Jesus descended into hell.
It is one of the most controversial statements in the Christian creed.
No one wants to picture Jesus in the agony of Hell’s fires.
Surely God would not send Jesus to the torment reserved for the Adolf Hitlers of the world.
So we have changed the wording.  Now we say: “he descended to the dead.”
We have made the creed more palatable to our sensibilities.
But it is a big leap from the original ad inferna or ad inferos to “to the dead.”
Even if one doesn’t know Latin, one can discern the proper translation: into hell.
So what?  Why is it important to confess that Jesus descended into hell?
While I was Out East, I suffered a deep clinical depression.
I couldn’t enjoy school or work or reading or people or anything I had loved doing before.
I started to cut myself off from people--classmates, colleagues, friends and family.
I would go to class and little else.
And I would always go straight back home and crawl into bed.
I was chained in a prison of self-loathing and loneliness.
I felt...I was...I made sure I was...utterly alone.
Anyone who has experienced such times of extreme loneliness, who has felt cut off from the world, will tell you that it is a hell.
Indeed, Hell is that place where people are cut off from God’s presence.
It is a place of torture, loneliness and self-torment.
There are other “hells” in this life:
War. Rape.
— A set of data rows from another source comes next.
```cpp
template <int RW, int MT, bool G1X1, bool EPI, int NPW = 4, bool F16 = false>
__global__ __launch_bounds__(256 + 64 * NPW, (4 + NPW) / 4) void conv3x3_ws_kernel(const Conv2dArgs a, const int B) {
    extern __shared__ __attribute__((aligned(16))) unsigned char cv_smem[];
    static_assert(!(F16 && G1X1), "the fp16 form (conv2d.hip.h) serves the plain convolutions of the training step");
    const float sx = F16 ? cv_pow2_scale(a.amax[0]) : 1.0f;
    const float osc = F16 ? 1.0f / (sx * cv_pow2_scale(a.amax[1])) : 1.0f;
    using Cfg = ConvWsCfg<RW, MT, G1X1, NPW>;
    constexpr int PW = Cfg::PW, TH = Cfg::TH, NPIX = Cfg::NPIX, PIT = Cfg::PIT, NPT = Cfg::NPT;
    constexpr int W_ITEMS = Cfg::W_ITEMS, W1_ITEMS = Cfg::W1_ITEMS, BUF = Cfg::BUF_ITEMS;
    uint4* const smem = reinterpret_cast<uint4*>(cv_smem);

    const int tid = threadIdx.x, lane = tid & 63;
    const int wave = __builtin_amdgcn_readfirstlane(tid >> 6);
    const ConvWsTiles tl(B, a.H, a.W, TH, (int)blockIdx.x, (int)gridDim.x);
    if (tl.count == 0) return;
    const int nch = a.nch;
    const int n_it = tl.count * nch;
    const int H = a.H, W = a.W;
    const long long HW = (long long)H * W;

    if (tid < 2 * MT * 32) {
        const int which = tid / (MT * 32), ch = a.mbase * 32 + tid % (MT * 32);
        const float* src = which ? a.bias1 : a.bias;
        reinterpret_cast<float*>(smem + 2 * BUF)[tid] = (src && ch < a.Cout) ? src[ch] : 0.0f;
    }
    if (wave >= 4) {
        const int ptid = tid - 256, pw = wave - 4;
        const unsigned lds_base = (unsigned)(size_t)(__attribute__((address_space(3))) unsigned char*)cv_smem;
        static_assert(2 * NPIX * 16 < 65536, "the lo plane sits within the ds_write offset field");
        float pin[2][2][PIT][8];
        unsigned okm[2][PIT];
        int ccs[2] = {0, 0};
        unsigned poff[PIT];
        unsigned okF[PIT];
        int jf = -1, ccf = nch - 1;
        const float* xaF = a.xa;
        const float* xbF = a.xa;
        int idxv0 = 0, idxv1 = 0, bF = -1;

        auto fetch_w = [&](int buf, int cc) {
            uint4* s_w = smem + buf * BUF + 4 * NPIX;
            const uint4* wsrc = a.wfrag + ((long long)cc * 9 * a.mtot) * 128;
            constexpr int W_IT = (W_ITEMS + NPT - 1) / NPT;
#pragma unroll
            for (int it = 0; it < W_IT; ++it) {
// ... 9 lines not shown
                uint4* s_w1 = s_w + W_ITEMS;
                const uint4* w1src = a.wfrag1 + ((long long)cc * a.mtot) * 128;
                const int item0 = pw * 64;
                if (item0 < W1_ITEMS) {
                    const uint4* g = w1src + (a.mbase + (item0 >> 7)) * 128 + (item0 & 64) + lane;
                    __builtin_amdgcn_global_load_lds((const __attribute__((address_space(1))) void*)g,
                                                     (__attribute__((address_space(3))) void*)(s_w1 + item0), 16, 0, 0);
                }
            }
        };
        auto advance = [&]() {
            if (++ccf == nch) {
                ccf = 0; ++jf;
                int b, h0, w0;
                tl.locate(jf, TH, b, h0, w0);
#pragma unroll
                for (int it = 0; it < PIT; ++it) {
                    const int p = ptid + it * NPT;
                    const int pr = p / PW, pc = p - pr * PW;
                    const int h = h0 - 1 + pr, w = w0 - 1 + pc;
                    const bool ok = p < NPIX && h >= 0 && h < H && w >= 0 && w < W;
                    okF[it] = ok ? 0xffffffffu : 0u;
                    poff[it] = ok ? (unsigned)(h * W + w) * 4u : 0u;
                    asm volatile("" : "+v"(okF[it]), "+v"(poff[it]));
                }
                if (b != bF) {
                    bF = b;
                    xaF = a.xa + (long long)b * a.Ca * HW;
                    xbF = a.xb ? a.xb + (long long)b * a.Cbsrc * HW : a.xa;
                    if (a.xb_idx) {
                        const int* idx = a.xb_idx + (long long)b * a.Cb;
                        idxv0 = lane < a.Cb ? idx[lane] : 0;
                        idxv1 = lane + 64 < a.Cb ? idx[lane + 64] : 0;
                        asm volatile("" : "+v"(idxv0), "+v"(idxv1));
                    }
                }
            }
        };
        auto fetch_half = [&](auto SETC, auto HALFC) {
            constexpr int S = decltype(SETC)::value, half = decltype(HALFC)::value;
            if (half == 0) {
                ccs[S] = ccf;
#pragma unroll
                for (int it = 0; it < PIT; ++it) okm[S][it] = okF[it];
            }
            const int c0 = ccf * 16 + half * 8;
            const bool from_a = c0 < a.Ca;
            const int cl = from_a ? c0 : c0 - a.Ca;
            const int cn = (from_a ? a.Ca : a.Cb) - cl;
            const char* src = reinterpret_cast<const char*>(from_a ? xaF : xbF);
            const bool gather = !from_a && a.xb_idx;
#pragma unroll
            for (int j = 0; j < 8; ++j) {
                const bool cok = j < cn;
                const int cg = cl + j;
                const int ch = !cok ? 0 : !gather ? cg
                             : cg < 64 ? __builtin_amdgcn_readlane(idxv0, cg) : __builtin_amdgcn_readlane(idxv1, cg - 64);
                const unsigned choff = (unsigned)ch * (unsigned)HW * 4u;
#pragma unroll
                for (int it = 0; it < PIT; ++it)
                    pin[S][half][it][j] = *reinterpret_cast<const float*>(src + (size_t)(choff + poff[it]));
            }
        };
        auto stage_half = [&](auto SETC, auto HALFC, int buf) {
            constexpr int S = decltype(SETC)::value, half = decltype(HALFC)::value;
            const unsigned s_in = lds_base + (unsigned)(buf * BUF + half * NPIX + ptid) * 16u;
            const int c0 = ccs[S] * 16 + half * 8;
            const int cn = c0 < a.Ca ? a.Ca - c0 : a.Ca + a.Cb - c0;
#pragma unroll
            for (int it = 0; it < PIT; ++it) {
                const int p = ptid + it * NPT;
                if (NPIX % NPT == 0 || p < NPIX) {
                    Frag16 hi, lo;
#pragma unroll
                    for (int j = 0; j < 8; ++j) {
                        const float v = j < cn ? __builtin_bit_cast(float, __builtin_bit_cast(unsigned, pin[S][half][it][j]) & okm[S][it]) : 0.0f;
                        cv_split<F16>(F16 ? v * sx : v, hi, lo, j);
                    }
                    ws_lds_store16<0>(s_in + it * (NPT * 16u), hi.u);
                    ws_lds_store16<2 * NPIX * 16>(s_in + it * (NPT * 16u), lo.u);
                }
            }
        };
        using C0 = std::integral_constant<int, 0>;
        using C1 = std::integral_constant<int, 1>;
        auto step = [&](auto SF, auto SS, bool do_fetch, bool do_stage, int buf, int i) {
            CV_STAMP(1, i, 0);
            if (do_stage) fetch_w(buf, ccs[decltype(SS)::value]);
            if (do_fetch) { advance(); fetch_half(SF, C0{}); }
            CV_STAMP(1, i, 1);
            if (do_stage) stage_half(SS, C0{}, buf);
            if (do_fetch) fetch_half(SF, C1{});
            CV_STAMP(1, i, 2);
            if (do_stage) stage_half(SS, C1{}, buf);
            __builtin_amdgcn_s_waitcnt(0x0070);
// ... 164 lines not shown
                const int h = h0 + rg * RW + r;
                if (h >= H || w >= W) continue;
                const long long o = (((long long)b * a.Cout + chb) * H + h) * W + w;
#pragma unroll
                for (int i = 0; i < 16; ++i) {
                    const int dc = (i & 3) + 8 * (i >> 2);
                    float v = (F16 ? acc[m][r][i] * osc : acc[m][r][i]) + bv[i];
                    if constexpr (G1X1) v = v / (1.0f + __expf(-(acc1[m][r][i] + b1v[i])));
                    if constexpr (EPI) v = is_gate ? v / (1.0f + __expf(-ev[r][i])) : v + ev[r][i];
                    if (full || chb + dc < a.Cout) a.y[o + dc * HW] = v;
                }
            }
        }
    };

    ws_barrier_lds();
    int cc = 0, j = 0;
    for (int i = 0; i < n_it; ++i) {
        CV_STAMP(0, i, 0);
        mma(i & 1);
        CV_STAMP(0, i, 1);
        ws_barrier_lds();
        CV_STAMP(0, i, 2);
        if (++cc == nch) {
            epilogue(j, M0{});
            if (MT > 1) epilogue(j, M1{});
            zero_acc(M0{});
            if (MT > 1) zero_acc(M1{});
            cc = 0; ++j;
        }
        CV_STAMP(0, i, 3);
    }
}

}
```

wave_mamba_amd/ops.py:

```python
import os
import weakref

import torch
import torch.nn.functional as F

from . import _lib
from ._lib import WM_BF16, WM_F32, check


def _stream():
    return torch.cuda.current_stream().cuda_stream


def _require_cuda(name, *tensors):
    for t in tensors:
        if t is not None and not t.is_cuda:
            raise RuntimeError(
                f"{name}: expected a CUDA (ROCm) tensor, got device '{t.device}'. The Wave-Mamba hot "
                "path is HIP-only (dwt_init / iwt_init / selective_scan_fn alone have a CPU twin, for inputs that are ALL "
                "on the CPU); nothing falls back to the CPU.")


def _dtype_code(t, name):
    if t.dtype == torch.float32:
# ... 1038 lines not shown
        raise ValueError(f"dwconv_conv1x1: act must be 'none' or 'gelu', got {act!r}")
    B, C, H, W = x.shape
    if residual is not None and (tuple(residual.shape) != (B, 32, H, W) or residual.dtype != torch.float32):
        raise RuntimeError(f"dwconv_conv1x1: residual must be float32 {(B, 32, H, W)}, got {tuple(residual.shape)}")
    if tuple(x.stride()[1:]) != (H * W, W, 1) or (B > 1 and x.stride(0) < C * H * W):
        x = x.contiguous()
    frag = _conv2d_wfrag(weight, cache=not dynamic_weight)
    y = torch.empty((B, 32, H, W), dtype=torch.float32, device=x.device)
    _launch(x.device, "wm_dwconv_conv1x1_fwd", x, x.stride(0) if B > 1 else C * H * W, _w(dw_weight),
            None if dw_bias is None else _w(dw_bias), {"none": 0, "gelu": 2}[act], frag,
            None if bias is None else bias.detach().contiguous(), None if residual is None else residual.contiguous(), y,
            B, C, 32, H, W)
    return y


def patchify_conv_supported(img, weight, r):
    return (img.is_cuda and img.dtype == torch.float32 and img.dim() == 4 and weight.dim() == 4 and r in (2, 4, 8)
            and tuple(weight.shape[2:]) == (1, 1) and weight.shape[1] == img.shape[1] * r * r and weight.shape[0] in (16, 32, 48, 64)
            and img.shape[2] % r == 0 and img.shape[3] % r == 0 and weight.shape[0] * weight.shape[1] <= 16384)


def patchify_conv(img, weight, bias, r):
    _require_cuda("patchify_conv", img, weight)
    if not patchify_conv_supported(img, weight, r):
        raise ValueError("patchify_conv: unsupported shapes (see patchify_conv_supported)")
    img = img.contiguous()
    B, Cin, H, W = img.shape
    Cout = weight.shape[0]
    y = torch.empty((B, Cout, H // r, W // r), dtype=torch.float32, device=img.device)
    _launch(img.device, "wm_patchify_conv_fwd", img, _w(weight), None if bias is None else _w(bias), y, B, Cin, Cout, H, W, r)
# ... 317 lines not shown
```

Before: 34.55 images/s.

## Fuse first conv with Haar DWT and inverse DWT with last conv

Adds a conv3x3 variant whose epilogue applies the forward Haar transform across lane pairs via DPP and writes the four half-resolution bands directly. It also adds a variant whose producer stage loads low/high bands and synthesises full-resolution pixels into LDS before the last convolution. The model uses these for conv_01+DWT and IWT+last conv at UHD resolution. This removes the full-resolution 32-channel intermediate write and read at both ends of the network, at the cost of more complex producer and epilogue code.

```diff
diff --git a/include/wavemamba_hip.h b/include/wavemamba_hip.h
--- a/include/wavemamba_hip.h
+++ b/include/wavemamba_hip.h
@@ -116,6 +116,10 @@
 int wm_conv2d_gated_fwd(const float* xa, const float* xb, const int* xb_index, const void* wfrag3, const void* wfrag1,
                         const float* bias1, float* y, int B, int Ca, int Cb, int Cb_src, int Cout, int H, int W,
                         void* stream);
+int wm_conv2d_dwt_fwd(const void* img, const void* wfrag, const float* bias, void* ll, void* hl, void* lh, void* hh, int B, int Cin,
+                      int Cout, int H, int W, int dtype, void* stream);
+int wm_idwt_conv2d_fwd(const void* low, const void* high, const void* wfrag, const float* bias, const float* residual, float* y, int B,
+                       int Cin, int Cout, int H, int W, int dtype, void* stream);
 
 size_t wm_ss2d_core_bwd_workspace_bytes(int B, int D, int H, int W, int N, int R);
 int wm_ss2d_core_bwd(const float* x, const float* x_proj_weight, const float* dt_projs_weight,
diff --git a/wave_mamba_amd/_lib.py b/wave_mamba_amd/_lib.py
--- a/wave_mamba_amd/_lib.py
+++ b/wave_mamba_amd/_lib.py
@@ -78,6 +78,8 @@
     "wm_patchify_conv_fwd": (_i, [_p] * 4 + [_i] * 6 + [_p]),
     "wm_conv2d_f16_steps": (_i, [_p] * 6 + [_i] * 7 + [_p]),
     "wm_conv2d_gated_fwd": (_i, [_p] * 7 + [_i] * 7 + [_p]),
+    "wm_conv2d_dwt_fwd": (_i, [_p] * 7 + [_i] * 6 + [_p]),
+    "wm_idwt_conv2d_fwd": (_i, [_p] * 6 + [_i] * 6 + [_p]),
     "wm_conv2d_select": (_i, [_i]),
     "wm_prof_enable": (None, [ctypes.c_uint]),
     "wm_prof_collect": (_i, [_c.POINTER(_i), _c.POINTER(_c.c_double)]),
diff --git a/wave_mamba_amd/archs/wavemamba_arch.py b/wave_mamba_amd/archs/wavemamba_arch.py
--- a/wave_mamba_amd/archs/wavemamba_arch.py
+++ b/wave_mamba_amd/archs/wavemamba_arch.py
@@ -100,6 +100,24 @@
     ops = _OpsBackend.impl
     return bool(_op("dwconv_conv1x1") and ops.dwconv_conv1x1_supported(x, dw_weight, pw_weight)
                 and _hip_ops._fuse_dw_pw_map(x.shape[0], x.shape[2], x.shape[3]))
+
+
+def _conv_dwt_fused(conv, img):
+    ops = _OpsBackend.impl
+    return bool(_op("conv2d_dwt") and ops.conv2d_dwt_supported(img, conv.weight) and not _needs_grad(conv, img)
+                and _hip_ops._fuse_conv_dwt_map(img.shape[0], img.shape[2], img.shape[3]))
+
+
+def _conv_dwt(conv, img):
+    if _conv_dwt_fused(conv, img):
+        return _OpsBackend.impl.conv2d_dwt(img, conv.weight, conv.bias)
+    return _conv(conv, img)
+
+
+def _iwt_conv_fused(net, conv, low, out_like):
+    ops = _OpsBackend.impl
+    return bool(_op("iwt_conv2d") and ops.iwt_conv2d_supported(low, conv.weight) and not _needs_grad(net, low, out_like)
+                and _hip_ops._fuse_iwt_conv_map(out_like.shape[0], out_like.shape[2], out_like.shape[3]))
 
 
 def _cat_gathered(x, x2=None, x2_index=None):
@@ -612,14 +630,14 @@
                                      for _ in range(n_h_blocks)])
 
     def forward(self, x, x_d, side=None, x_d_ready=None):
-        ll, hl, lh, hh = self.dwt(x)
+        ll, hl, lh, hh = x if isinstance(x, tuple) else self.dwt(x)
         if side is None:
             low = _run_lfss_stack(self.l_blk, _conv(self.l_conv, ll, x_d))
             high = self.h_fusion([hl, lh, hh])
             for blk in self.h_blk:
                 high = blk(high, low)
             return low, high
-        main = torch.cuda.current_stream(x.device)
+        main = torch.cuda.current_stream(ll.device)
         side.wait_stream(main)
         with torch.cuda.stream(side):
             high = self.h_fusion([hl, lh, hh])
@@ -647,14 +665,15 @@
         self.h_blk = nn.Sequential(*[HFEBlock(dim, match_factor=1, ffn_expansion_factor=1)
                                      for _ in range(n_h_blocks)])
 
-    def forward(self, x_l, x_h, join=None):
+    def forward(self, x_l, x_h, join=None, synthesise=True):
         low = _run_lfss_stack(self.l_blk, x_l)
         qkv0 = None
         if join is not None:
             x_h, qkv0 = join(x_h)
         for i, blk in enumerate(self.h_blk):
             x_h = blk(x_h, low, qkv=qkv0 if i == 0 else None)
-        return self.iwt(low, _conv(self.h_out_conv, x_h))
+        high = _conv(self.h_out_conv, x_h)
+        return self.iwt(low, high) if synthesise else (low, high)
 
 
 _SIDE_STREAMS = {}
@@ -714,7 +733,7 @@
                     d.append(_ps_conv(ps, img))
                     d_ready.append(side.record_event())
             img.record_stream(sides[0]); img.record_stream(sides[1]); img.record_stream(sides[2])
-        low, high1 = self.down_group1(_conv(self.conv_01, img), d[0], sides[0], d_ready[0])
+        low, high1 = self.down_group1(_conv_dwt(self.conv_01, img), d[0], sides[0], d_ready[0])
         low, high2 = self.down_group2(low, d[1], sides[1], d_ready[1])
         low, high3 = self.down_group3(low, d[2], sides[2], d_ready[2])
 
@@ -734,6 +753,9 @@
             return join
         low = self.up_group3(low, high3, joiner(sides[2], self.up_group3, high3))
         low = self.up_group2(low, high2, joiner(sides[1], self.up_group2, high2))
+        if _iwt_conv_fused(self, self.last, low, img):
+            low, high = self.up_group1(low, high1, joiner(sides[0], self.up_group1, high1), synthesise=False)
+            return ops.iwt_conv2d(low, high, self.last.weight, self.last.bias, img)
         low = self.up_group1(low, high1, joiner(sides[0], self.up_group1, high1))
         return _conv(self.last, low, residual=img)
 
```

Molestation. Drug abuse. Cancer. Pain. Genocide. Tyranny. Natural disaster. Fear of death. Fear of hell.  Hatred.
But just as Jesus suffered great torment on the cross in the land of the living, Jesus also suffered the worst human fate in eternity: Hell.
He did it in order to meet us there--so that, truly, nothing can separate us from him.
Jesus suffered everything we suffer.
I believe this is true, because Jesus descended into my Hell to be with me.
When I was at my deepest point Out East, feeling totally alone, I realized that I still did not feel absolutely alone.
I can’t describe it, except to say that when I felt entirely cut off, I still did not feel alone.
At the bottom of the abyss, I landed on a rock.  I can only describe it as God’s presence.
Because Jesus was crucified, died, was buried...and he descended into Hell.
But Jesus didn’t just go to Hell in order to keep suffering.
He had just defeated sin and death on the cross, and now he was going to take the fight to the home soil of the Enemy.
Jesus went to storm the Gates of Hell, and to bust through its walls.
Just as Satan confronted him in the desert, now Jesus was going to confront the Devil in the Wasteland.
When we are baptized, the sacrament begins with an exorcism.
We are asked, “Do you renounce the devil and all the forces that defy God?”
And we respond, “I renounce them.”
Behind our words is not our strength and will, but the power of the Second Article of the creed.
Behind our words is Christ’s power, for after he was buried, he acted; he subjected all of the forces that defy God.
Christ’s descent into Hell was the first life-giving act of the resurrection.  
But Jesus did not just go to Hell in order to suffer or to fight the enemy.
Jesus descended into Hell for the sake of those who everyone else had given up on.
1 Peter, Chapter 3 says that Jesus went to proclaim the Gospel to the spirits in prison.
If you read on, he specifically mentions the people around the world who lived during the time of Noah.
These wicked people had provoked God to send the Great Flood.
Even God had, at one time, given up on these humans.
In Jesus Christ, reconciliation and salvation were opened even to them.
This should make us even more uncomfortable than imagining Jesus suffering in the fires of Hell.
Think of all the people today and throughout history that we have looked at and said, “They are evil and they will suffer in Hell for the atrocities that they have done.”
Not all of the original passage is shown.